Am letzten Tag ließ uns dann noch Dr. Gerd Gerhards Vortrag zu dem Schluss kommen, dass das Bildungsniveau in Deutschland vor allem durch Fächer wie Philosophie, Deutsch, Religion, Kunst oder Ethik wieder gehoben werden kann. Da die Lehrpläne oft darauf ausgerichtet sind, den Schülern Kompetenzen anzueignen statt Wissen zu vermitteln, kommt die Selbstreflexion und damit die Bildung zu kurz. Gerade aber die Fähigkeit, sein Handeln zu reflektieren, ist in einer multikulturellen Gesellschaft von großer Bedeutung. Denn was nützen uns unsere Kompetenzen, wenn wir mit Menschen anderer Kulturen oder Meinungen nicht umgehen können und uns selbst nicht einschätzen können? 

Tage- und nächtelang diskutierten Ada und ich mit den anderen Teilnehmern, die uns alle sehr ans Herz gewachsen sind, über diese Themen aber auch über die klassischen philosophischen Fragen wie „Wer bin ich?“ oder „Was passiert mit meiner Seele nach dem Tod?“ Die Atmosphäre im Franz-Hitze-Haus war sehr gelassen und fröhlich.

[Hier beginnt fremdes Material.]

template <bool TAPE>
__global__ void __launch_bounds__(ENVW_WARPS * 32, 4) rlm_env_round_kernel(DevPtrs ptr, DynParams D, int tslot) {
  PDL_PROLOGUE();
  extern __shared__ __align__(16) unsigned char smem[];
  const int tid = threadIdx.x, lane = tid & 31, warp = tid >> 5;
  const int env = D.env0 + blockIdx.x * (blockDim.x >> 5) + warp;
  KLOG_BEGIN(0);
  if (env >= (D.n_sub > 0 ? D.env0 + D.n_sub : P.n_envs)) return;
  int* live_count = ptr.ready_count + RLM_LIVE_OFF;
  if (tslot > 0 && __ldcg(live_count + tslot - 1) == 0) return;
  const int4 rc4 = __ldg((const int4*)ptr.runctl);
  const RunCtl rc = {rc4.x, rc4.y, rc4.z, rc4.w, nullptr, 0};
  DevPtrs pt = ptr;
  pt.stream = (const rlm_tick_msg*)__ldg((const unsigned long long*)ptr.runctl + 2);
  const EnvWarp w = envw_carve(smem + (size_t)warp * envw_warp_bytes());
  EnvHdr& e = *w.e;
  EnvHdr* g = (EnvHdr*)(ptr.env + (size_t)env * P.env_stride);
  double* ring = (double*)((unsigned char*)g + sizeof(EnvHdr));
  const bool tape = TAPE;
  int2 tc = make_int2(0, 0);
  unsigned tape_word = 0;
  if (tape) tape_word = envw_stage_in_tape(&e, g, ptr, env, lane, false, tc);
  else envw_stage_in(&e, g, lane);
  __syncwarp();
  if (e.phase == PH_DONE) return;
  int pos = e.run_id == rc.run_id ? e.run_pos : 0;
  if (pos >= rc.n_ticks && !e.ag.need_begin) return;
  int ready = -1;
  unsigned ticked = 0;
  const int cap = D.round_cap > 0 ? D.round_cap : 0x7fffffff;
  int n_run = 0;
  bool starved = false;
#pragma unroll 1
  for (;;) {
    if (e.ag.need_begin) begin_step_warp(e, ptr.mt_pol + (size_t)env * 312, D, w.flag, lane);
    if (e.phase == PH_DONE || pos >= rc.n_ticks || n_run >= cap) break;
    if (tape) {
      if (tc.x >= tc.y) { starved = true; break; }
      const unsigned word = tape_word;
      if (tc.x + 1 < tc.y) tape_word = __ldg((const unsigned*)(ptr.tape + tc.x + 1) + lane);
      ready = envw_tick<true>(w, ring, pt, D, env, tc.x, tc.y, lane, ticked, word);
      ++tc.x;
    } else {
      ready = envw_tick(w, ring, pt, D, env, rc.stream_off + pos, rc.stream_ticks, lane, ticked);
    }
    ++pos; ++n_run;
    if (ready >= 0) break;
  }
  if (lane == 0) {
    e.run_id = rc.run_id; e.run_pos = pos;
    if (tape) {
      ptr.tape_cur[env].x = tc.x;
      if (D.tape_l2 && tc.x < tc.y) asm volatile("prefetch.global.L2 [%0];" ::"l"(ptr.tape + tc.x));
    }
  }
  __syncwarp();
  envw_stage_out(g, &e, lane);
  KLOG_END(0);
  if (lane == 0) {
    if (ready >= 0) ptr.ready[atomicAdd(&ptr.ready_count[tslot], 1)] = env;
    if (ready >= 0 || (e.phase != PH_DONE && pos < rc.n_ticks && !starved)) atomicAdd(&live_count[tslot], 1);
    if (ticked) atomicAdd(&ptr.counters[0], (unsigned long long)ticked);
    const unsigned errs = (unsigned)(e.err | e.ag.err);
    if (errs) atomicOr(&ptr.counters[4], (unsigned long long)errs);
  }
}
__global__ void rlm_runctl_kernel(RunCtl* dst, RunCtl v) { *dst = v; }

Das abendliche Zusammensitzen mit Lehrern, Studenten und Schülern in der „Pinte“ (Hotelbar) war eine schöne und erkenntnisreiche Erfahrung.

Eines der 5 Stipendien sowie Plätze für die Internationale Philosophie-Olympiade konnten Ada und ich jedoch nicht gewinnen. Denn obwohl Ada im Französisch- und Englischleistungksurs waren, konnten wir nur schwer mit Schülern von Internationalen Schulen oder Schülern aus NRW mithalten, die mit 6 Jahren Philosophie (Ethik wird in Nordrhein-Westfalen Philosohie genannt) erfahrener waren als wir. Gut, dass wir mit unseren zukünftigen Philosophieleistungskursen am Sickingen-Gymnasium den anderen Bundesländern dicht auf den Fersen sind!